My previous Best Buy post highlighted why I
considered it to be a poor LBO candidate. Best Buy's big box retail model was
rapidly losing out to on line firms like Amazon. Firms suffering from declining
operations due to industry structural changes, which put their existing
business into question, involve too much business risk. They have poor
prospects of turning themselves around in a highly leveraged state.
Now another structurally challenged firm, Dell,
is considering an LBO. Dell's shares declined 30% last year despite an overall
rise in the stock market. Its core direct order PC business has fallen prey to
retail stores and new products like smart phones and tablets. The result is that sales declined 19% and profits fell 47% last year. They have been trying to
offset the decline by repositioning the firm through almost $13B in new
initiatives (including acquisitions) for some time.
Dell's market value exceeds $20 B. Applying a
reasonable premium suggests a transaction price around $24B. A 40% equity
requirement generates a $9.5B equity need. Assuming the rollover of
Michael Dell's ownership reduces the new equity need to $6B. This is a large
amount and would probably be split among multiple private equity sponsors as
had occurred during the 2003/2007 LBO boom. Shared deals like this can be
tricky if something goes wrong as it is difficult to know who is in charge.
Debt in excess of $13B would be needed. Dell has
a sizable cash position. Unfortunately, it is largely overseas, and probably
subject to substantial taxes if returned to the U.S. to support the proposed
LBO. The key impediment to the debt levels is Dell's declining core earnings
and market share-despite years of continued turnaround efforts by Michael Dell.
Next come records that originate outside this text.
inline StepRoute route_step(const RouteShape &s, const RouteCall &c) {
    StepRoute r;
    r.inl_reason = "the step kernel is not ev2g_step_wave";
    const bool cs_hist = (s.flags & EV2G_FLAG_LOG_CS_HISTORY) != 0, log_soc = (s.flags & EV2G_FLAG_LOG_SOC) != 0;
    const bool strided = c.o_stride != 0 || c.r_stride != 0 || c.d_stride != 0 || c.m_stride != 0;
    if (s.wave()) {
        r.family = ROUTE_WAVE;
        const long long lim = 1ll << 32;
        if (c.a_stride * 8 >= lim || c.o_stride * 8 >= lim || c.r_stride * 8 >= lim || c.d_stride >= lim || c.m_stride >= lim ||
            c.x_cost_stride * 8 >= lim || c.x_obs_f32_stride * 4 >= lim || c.a_stride < 0 || c.o_stride < 0 || c.r_stride < 0 ||
            c.d_stride < 0 || c.m_stride < 0 || c.x_cost_stride < 0 || c.x_obs_f32_stride < 0) {
            r.refusal = "ev2g_step_n: a step stride is negative or reaches 4 GiB (unsupported by the fast-path kernel)";
            return r;
        }
        const int rk = route_reward_slot(s.reward_kind);
        const bool f64io = c.actions && c.obs && !c.x_obs_f32, f32io = !c.actions && c.act32 && !c.obs && c.obs32;
        const bool full0 = (f64io || f32io) && c.reward && c.done && c.mask && !c.x_cost && !cs_hist && !c.auto_reset && c.t0 + c.k <= s.T &&
                           rk != 3 && !s.no_full;
        const bool wide0 = full0 && log_soc && s.P >= 3 && !s.no_wide &&
                           s.P >= (s.state_kind == EV2G_STATE_PUBLIC_PST ? 3 : (s.state_kind == EV2G_STATE_V2G_PROFIT_MAX_LOADS ? 30 : 10));
        const bool str3 = strided && wide0 && f64io && !s.no_strided;
        const bool full = full0 && (!strided || str3), wide = wide0 && full;
        r.sk = s.state_kind; r.rk = rk;
        r.fullk = full ? (str3 ? 3 : (wide ? 2 : 1)) : 0;
        r.io32 = full ? f32io : !c.actions;
        r.specialisation = r.fullk;
        r.ff = full && !str3 && f64io && c.k > 1 && s.ff_count && s.state_kind != EV2G_STATE_PUBLIC_PST;
        if (!full) {
            if (s.no_full) r.general_reason = "EV2G_NO_FULL is set (or the batch has more than 4094 efficiency tables)";
            else if (rk == 3) r.general_reason = "the reward function is one of the eight selected at run time (only the shipped configs' three are compiled in)";
            else if (cs_hist) r.general_reason = "EV2G_FLAG_LOG_CS_HISTORY (charger histories)";
            else if (c.x_cost) r.general_reason = "a cost buffer is registered (ev2g_set_step_extras)";
            else if (c.auto_reset) r.general_reason = "auto_reset";
            else if (!(c.reward && c.done && c.mask)) r.general_reason = "a reward / done / mask output is NULL";
            else if (!(f64io || f32io)) r.general_reason = "the observation / action buffers are neither the float64 pair nor the float32 hand-over pair (e.g. obs NULL, or a float32 observation copy next to the float64 one)";
            else if (strided) r.general_reason = "an output step stride is not 0 (strided outputs keep the specialisation only with float64 observations, EV2G_FLAG_LOG_SOC and an env wide enough for the wide instantiation)";
            else r.general_reason = "the launch would run past the episode end";
        }
        if (s.no_inl_stats) r.inl_reason = "EV2G_NO_INLAUNCH_STATS is set";
        else if (c.t0 + c.k != s.T) r.inl_reason = "the last step launch did not end the episode";
        else if (c.k < 2) r.inl_reason = "the episode ended in a single-step launch (per-step launches keep the statistics kernel)";
        else if (!(wide && !str3 && f64io)) r.inl_reason = "the last step launch was not the float64 wide instantiation with step stride 0 (ev2g_last_launch_specialisation 2)";
        else if (!s.stats_inl) r.inl_reason = s.inl_shape_reason;
        else r.inl_reason = "";
        r.inl_stats = r.inl_reason[0] == 0;
        return r;
    }
    const bool v2 = s.family == ROUTE_V2 || s.family == ROUTE_BIG;
    r.spec = v2 && s.state_kind == EV2G_STATE_V2G_PROFIT_MAX_LOADS && s.reward_kind == 0 && s.npc == 1 && c.actions && c.obs && c.reward &&
             c.done && c.mask && !c.x_cost && !c.x_obs_f32 && !cs_hist && log_soc && !strided && !c.auto_reset && c.t0 + c.k <= s.T && s.pow2_dt &&
             !s.no_full;
    r.family = !v2 ? ROUTE_GENERIC : (r.spec && s.big()) ? ROUTE_BIG : ROUTE_V2;
    r.block = v2 ? s.block : 0;
    r.specialisation = v2 ? (r.spec ? (s.big() ? 5 : 1) : 0) : -1;
    return r;
}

How can you build a realistic capital structure if you are unsure about your
cash flow?
Michael Dell is likely to continue in a senior
role in the LBO. Thus, it is difficult to see what new turnaround efforts he
will employ in a highly leveraged firm that will be more successful than past
efforts. It is difficult to reinvent and implement a new business model in a
leveraged firm. There is little room for delay or error. The fact that this
project can even be seriously considered is a testament the current highly
receptive bank and capital markets.
I understand Dell's frustration given the
market's response to their existing turnaround efforts. Nevertheless, an ill-advised
LBO is not the best alternative choice of action. Absent a strategic buyer, a
more realistic option is to manage the firm for cash, and return the cash to
shareholders. Part of the disappointing stock market performance may be due to
shareholder concerns that Dell is over investing in low return activities, or
overpaying for acquisitions.
The high financial risk in LBOs requires a
stable operating environment with predictable cash flows. It is difficult at
best to try a high-wire business turnaround in leveraged firm. A concern is
banks and other investors in search for high returns will proceed with the
transaction despite its size and risk. Wilbur Ross gives the proposal a 50%
chance of proceeding. Investors should beware of LBO candidates representing
weak discarded cards as in gin rummy.